Diaz – Don’t clean up this blood: la recensione di Massimiliano Morelli

Non un film politico. Un film di esigenza. Perché, come ben racconta quel ‘Non pulire questo sangue’ sparato nel sottotitolo, l’obiettivo e la cifra meritoria di Vicari stanno proprio nell’ evitare che un Paese troppo avvezzo alla memoria corta, possa mandare in prescrizione anche le sue vergogne recenti.
Nel cinema socio-politico, a cui Diaz è stato forse troppo frettolosamente ascritto, il racconto è spesso sceneggiato dalla storia, va da sé su nastri di trasporto automatici. Piace notare, onore al merito del regista laziale, come invece questo racconto sia autonomo oltre le aspettative, e sia molto meno intriso di politica e social forum, di quanto il battage mediatico preventivo abbia fatto credere e avesse voglia di farci credere.
Una vicenda che si fa corale e viaggia a stretto gira di posta temporale intorno alla scuola-macelleria, e intorno ai suoi protagonisti, tutti, da Germano a Santamaria, volutamente sotto le righe in favore dell’ epica disfatta del racconto. Di violenza ce n’è, sonora e visiva, ma non è celebrazione ematica splatter, come in un percorso di masturbazione Tarantiniana, è semmai sangue che racconta, che resta incollato alle pareti della Diaz, per farsi guardare da chi c’è arrivato il giorno dopo, e ha provato a raccontarlo al mondo, contro i chiari intenti statali di occultarlo.
Film che scorre veloce, non potrebbe essere diversamente dato il taglio documentaristico e la vicinanza storica del fattaccio brutto genovese, e si fa apprezzare per la sua onestà. Non già contro la Polizia, in modo bieco e faziosamente distorto, semmai contro la Pulizia, della memoria, della testimonianza, del sotterramento nei cassetti di Stato, della polvere sotto i tappeti ministeriali. Tante micro-storie di piccoli uomini, dal vecchio sindacalista CISL, al giornalista assai poco militante, passando per i ragazzi del Media Center, e al manager che non trova un posto migliore dove addormentarsi, tutti annegati per sbaglio nel bagno di sangue incomprensibilmente caduto per errore voluto, addosso alla nostra democrazia.
Ed un film che prende le distanze dal soffocamento dibattuale della fase I del G8, che cita Giuliani, ma non lo tocca più, così come non offre alcun riparo ideologico ai Black Block, se non quello di un piccolo baretto dove anche loro potessero avere paura.

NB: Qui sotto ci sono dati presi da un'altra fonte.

template <int ITEMS_CAP, int TPW>
__global__ __launch_bounds__(HVQ_WG, (InlWaves<ITEMS_CAP, TPW>::value))
void hvq_recon_inline_kernel(const HvqJob *__restrict__ jobs, u32 pair_cap, u32 pool_cap HVQ_STAMP_ARG)
{
    extern __shared__ __attribute__((aligned(16))) u32 s_dyn[];
    __shared__ __attribute__((aligned(16))) uint8_t s_nest[HVQ_INL_NEST_LDS];
    __shared__ __attribute__((aligned(16))) u32 s_acc[HVQ_INL_ACC_DW * ITEMS_CAP];
    __shared__ __attribute__((aligned(16))) u32 s_res[HVQ_INL_RES_DW * ITEMS_CAP];
    __shared__ u32 s_item0[ITEMS_CAP];
    __shared__ u32 s_item1[ITEMS_CAP];
    __shared__ u32 s_item2[ITEMS_CAP];
    __shared__ __attribute__((aligned(16))) unsigned long long s_ctr64;
    static_assert(sizeof(s_nest) + sizeof(s_acc) + sizeof(s_res) + sizeof(s_item0) + sizeof(s_item1) + sizeof(s_item2) + HVQ_INL_CTR_LDS == hvq_inl_static_lds(ITEMS_CAP)
                  && ITEMS_CAP % 4 == 0 && sizeof(s_ctr64) <= HVQ_INL_CTR_LDS, "the host sizes launches by hvq_inl_static_lds");
    u32 *const s_pair = s_dyn;
    u32 *const s_pool = s_dyn + pair_cap;

    const int tid = threadIdx.x;
    const u32 lane = (u32)tid & 63u;
    STAMP(0, 0);
#if HVQ_PRIO == 1 || HVQ_PRIO == 2
    __builtin_amdgcn_s_setprio(3);
#endif
    const u32 slot_id = blockIdx.z * gridDim.x + blockIdx.x;
    const u32 wg = blockIdx.y;
    const HvqJob *__restrict__ J = jobs + slot_id;
#if HVQ_PLANE_LOAD
    const u32 *__restrict__ CW = (const u32 *)J;
    u32 cw[20];
#pragma unroll
    for (int i = 0; i < 20; ++i) cw[i] = CW[i];
    u32 wb_lo = CW[46], wb_hi = CW[47], q_offs_off = CW[49];
#pragma unroll
    for (int i = 0; i < 20; ++i) HVQ_PIN(cw[i]);
    HVQ_PIN(wb_lo); HVQ_PIN(wb_hi); HVQ_PIN(q_offs_off);
    const u32 total_tiles = cw[17];
    const u32 n0 = cw[18], n1 = cw[19] - cw[18], n2 = total_tiles - cw[19];
    const u32 pf1 = (n0 + TPW - 1) / TPW, pf2 = pf1 + (n1 + TPW - 1) / TPW, pend = pf2 + (n2 + TPW - 1) / TPW;
    if (total_tiles == 0 || wg >= pend) return;
    const int p = (wg >= pf1) + (wg >= pf2);
    const u32 *__restrict__ PW = CW + 20 + 8 * p;
    u32 w[8];
#pragma unroll
    for (int i = 0; i < 8; ++i) w[i] = PW[i];
    u32 magic = CW[52 + p], magic16 = CW[55 + p];
#pragma unroll
    for (int i = 0; i < 8; ++i) HVQ_PIN(w[i]);
    HVQ_PIN(magic); HVQ_PIN(magic16);
#else
    const u32 *__restrict__ PW = (const u32 *)&J->plane[0];
    u32 w0[8], w1[8], w2[8];
#pragma unroll
    for (int i = 0; i < 8; ++i) { w0[i] = PW[i]; w1[i] = PW[8 + i]; w2[i] = PW[16 + i]; }
    const u32 *__restrict__ CW = (const u32 *)J;
    u32 cw[18];
#pragma unroll
    for (int i = 0; i < 18; ++i) cw[i] = CW[i];
    u32 wb_lo = CW[46], wb_hi = CW[47], q_offs_off = CW[49];
    u32 mg0 = CW[52], mg1 = CW[53], mg2 = CW[54], ms0 = CW[55], ms1 = CW[56], ms2 = CW[57];
#pragma unroll
    for (int i = 0; i < 8; ++i) { HVQ_PIN(w0[i]); HVQ_PIN(w1[i]); HVQ_PIN(w2[i]); }
#pragma unroll
    for (int i = 0; i < 18; ++i) HVQ_PIN(cw[i]);
    HVQ_PIN(wb_lo); HVQ_PIN(wb_hi); HVQ_PIN(q_offs_off);
    HVQ_PIN(mg0); HVQ_PIN(mg1); HVQ_PIN(mg2); HVQ_PIN(ms0); HVQ_PIN(ms1); HVQ_PIN(ms2);
    const u32 total_tiles = cw[17];
    const u32 n0 = w1[5] - w0[5], n1 = w2[5] - w1[5], n2 = total_tiles - w2[5];
    const u32 pf1 = (n0 + TPW - 1) / TPW, pf2 = pf1 + (n1 + TPW - 1) / TPW, pend = pf2 + (n2 + TPW - 1) / TPW;
    if (total_tiles == 0 || wg >= pend) return;
    const int p = (wg >= pf1) + (wg >= pf2);
    u32 w[8];
#pragma unroll
    for (int i = 0; i < 8; ++i) w[i] = p == 0 ? w0[i] : p == 1 ? w1[i] : w2[i];
    const u32 magic = p == 0 ? mg0 : p == 1 ? mg1 : mg2, magic16 = p == 0 ? ms0 : p == 1 ? ms1 : ms2;
#endif
    const u32 hbvb = w[6], pw_sub = w[7], tile_first = w[5];
    const u32 nplane_tiles = p == 0 ? n0 : p == 1 ? n1 : n2;
    const u32 pairw = wg - (p == 0 ? 0u : p == 1 ? pf1 : pf2);
    const u32 tile0 = tile_first + (u32)TPW * pairw;
    const int ntl = TPW == 1 ? 1 : (int)min((u32)TPW, nplane_tiles - (u32)TPW * pairw);
    const uint64_t map_a = (uint64_t)w[0] | ((uint64_t)w[1] << 32);
    const uint64_t dst_a = (uint64_t)w[2] | ((uint64_t)w[3] << 32);
    const u32 plane_off = w[4];
    const u32 hb = hbvb & 0xFFFFu;
    const u32 flags = cw[13];
    const u32 pic_kind = (flags >> HVQ_JOB_KIND_SHIFT) & 3u;
    const i32 unk = (i32)((flags >> HVQ_JOB_UNK_SHIFT) & 31u);
    const bool is_pb = pic_kind != HVQ_PIC_I;
    const bool landscape = flags & HVQ_F_LANDSCAPE;
    const bool is15 = flags & HVQ_F_IS15;
    const u32 nblocks = hb * (hbvb >> 16);
    const u32 b0 = (u32)TPW * pairw * HVQ_TILE_BLOCKS;
    const u32 ws = (pw_sub >> 16) & 0xFFu, hs = pw_sub >> 24;
    const u32 pw = pw_sub & 0xFFFFu;
    const u32 mstride = hb + 2u;
    const GLB uint8_t *map = (const GLB uint8_t *)map_a;
    const GLB uint8_t *ring = (const GLB uint8_t *)HVQ_W64(0);
    const u32 ref0_off = cw[2], ref1_off = cw[3];
    const GLB u32 *__restrict__ pool = (const GLB u32 *)HVQ_W64(4);
    const GLB u32 *__restrict__ mvs = (const GLB u32 *)HVQ_W64(6);
    const GLB uint8_t *__restrict__ qb = (const GLB uint8_t *)HVQ_W64(8);
    const GLB u32 *__restrict__ nestp = (const GLB u32 *)HVQ_W64(10);
    const GLB u32 *__restrict__ wave_base = (const GLB u32 *)((uint64_t)wb_lo | ((uint64_t)wb_hi << 32));
    GLB uint8_t *plane = (GLB uint8_t *)dst_a;
    const i32 slot = (i32)cw[12];
    const u32 lw = cw[14];
    const u32 mcb_w = cw[15];
    const u32 pool_dwords = cw[16];
    const u32 wave = (u32)__builtin_amdgcn_readfirstlane(tid >> 6);
    STAMP(1, 0);
    if (tid == 0) s_ctr64 = 0;
    __syncthreads();

    u32 plo = wave_base[tile0 * HVQ_NW];
    u32 phi = tile0 + (u32)ntl < total_tiles ? wave_base[(tile0 + (u32)ntl) * HVQ_NW] : pool_dwords;
    u32 wbase[TPW];
#pragma unroll
    for (int h = 0; h < TPW; ++h) wbase[h] = h < ntl ? wave_base[(tile0 + (u32)h) * HVQ_NW + wave] : 0u;
    bool valid[TPW];
    u32 bx[TPW], by[TPW];
    uint64_t row8[TPW];
    u32 nt[TPW], nbt[TPW], mvw[TPW];
    Blk blk[TPW];
    u32 doff[TPW], rslot[TPW];
#pragma unroll
    for (int h = 0; h < TPW; ++h) {
        const u32 bw = b0 + (u32)(h * HVQ_TILE_BLOCKS) + wave * 64u;
        const bool livew = h < ntl && bw < nblocks;
        valid[h] = h < ntl && bw + lane < nblocks;
        const u32 bws = livew ? bw : 0u;
        u32 by0 = __umulhi(bws, magic);
        if ((i32)(bws - by0 * hb) < 0) by0 -= 1u;
        const u32 bx0 = bws - by0 * hb;
        const u32 l = valid[h] ? lane : 0u;
        const u32 t = bx0 + l;
        u32 q;
        if (hb >= 64u) q = t >= hb ? 1u : 0u;
        else q = __umul24(t, magic16) >> 16;
        bx[h] = t - __umul24(q, hb); by[h] = by0 + q;
        doff[h] = valid[h] ? __umul24(by[h] << 2, pw) + (bx[h] << 2) : 0xFFFFFFFFu;
        const GLB uint8_t *mw = map + 2u * (size_t)(bws + 2u * by0 + hb + 3u);
        const u32 vo2 = 2u * (l + 2u * q);
#if HVQ_NT_LOADS
        row8[h] = __builtin_nontemporal_load((const GLB u64u *)((mw - 2) + vo2));
#else
        row8[h] = *(const GLB u64u *)((mw - 2) + vo2);
#endif
        if (HVQ_ABL >= 41 && HVQ_ABL <= 43) { nt[h] = (u32)row8[h] & 0xFFFFu; nbt[h] = (u32)(row8[h] >> 32) & 0xFFFFu; }
        else { nt[h] = *(const GLB uint16_t *)((mw - 2u * (size_t)mstride) + vo2); nbt[h] = *(const GLB uint16_t *)((mw + 2u * (size_t)mstride) + vo2); }
        mvw[h] = 0;
        if (HVQ_ABL == 42 || HVQ_ABL == 43) { if (is_pb) { const u32 hh = ((bx[h] >> (1u - ws)) * 73u + (by[h] >> (1u - hs)) * 151u) * 2654435761u; mvw[h] = (((hh >> 8) & 1023u) + 16u) | ((((hh >> 18) & 511u) + 64u) << 16); } }
        else if (is_pb) mvw[h] = *(const GLB u32 *)((const GLB uint8_t *)mvs + 4u * (__umul24(by[h] >> (1u - hs), mcb_w) + (bx[h] >> (1u - ws))));
    }
    typedef __attribute__((address_space(3))) u32 lds_u32;
    const bool has_nest = (HVQ_W64(10) != 0) && HVQ_ABL != 43;
    if (has_nest) {
        constexpr u32 NCH = HVQ_NESTP_BYTES / 16u;
        static_assert(HVQ_NESTP_BYTES % 16 == 0, "nest in 16-byte pieces");
#pragma unroll
        for (u32 r0 = 0; r0 < NCH; r0 += HVQ_WG)
            if (r0 + (u32)tid < NCH)
                __builtin_amdgcn_global_load_lds((const GLB u32 *)((const GLB uint8_t *)nestp + 16u * (r0 + (u32)tid)), (lds_u32 *)((u32 *)s_nest + 4u * (r0 + wave * 64u)), 16, 0, 0);
    }
    phi = max(phi, plo);
    const u32 plo4 = plo & ~3u;
    const u32 nst = HVQ_ABL == 43 ? 0u : min(phi - plo4, pool_cap);
    {
        const GLB uint8_t *pool_lo = (const GLB uint8_t *)(pool + plo4);
        const u32 nch = (nst + 3u) >> 2;
        for (u32 r0 = 0; r0 < nch; r0 += HVQ_WG)
            if (r0 + (u32)tid < nch) __builtin_amdgcn_global_load_lds((const GLB u32 *)(pool_lo + 16u * (r0 + (u32)tid)), (lds_u32 *)(s_pool + 4u * (r0 + wave * 64u)), 16, 0, 0);
    }
    const u32 nst_lim = phi - plo4 <= pool_cap ? 0xFFFFFFFFu : nst;
    auto pool_at = [&](u32 idx) -> u32 {
        const u32 j = idx - plo4;
        return j < nst_lim ? s_pool[j] : pool[min(idx, pool_dwords ? pool_dwords - 1u : 0u)];
    };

Proprio da questa onestà, dalla ricostruzione degli atti processuali fedele ma non strumentalizzata, nasce la sensazione di un lavoro che andava fatto e va visto, perché riempie. Di interrogativi, su una notte di folle interruzione della capacità di intendere e volere degli apparati di pubblica sicurezza di questo Paese, ma anche di rimorso. Per aver vissuto un simile black-out di democrazia, senza che ce ne fossimo accorti in troppi, e per aver permesso che nessuno, prima, con lo obiettivo trasparente della macchina di Vicari, spazzasse via undici lunghi anni di polvere e oblio dalle nostre coscienze.
Diaz ci ricorda allora di non pulire via quel sangue. Ma anche, ed è quello che fa più male all’uscita di sala, che quel sangue è stato versato. E se le macchie vanno via, le ferite e i perché restano quanto mai aperti e sanguinanti.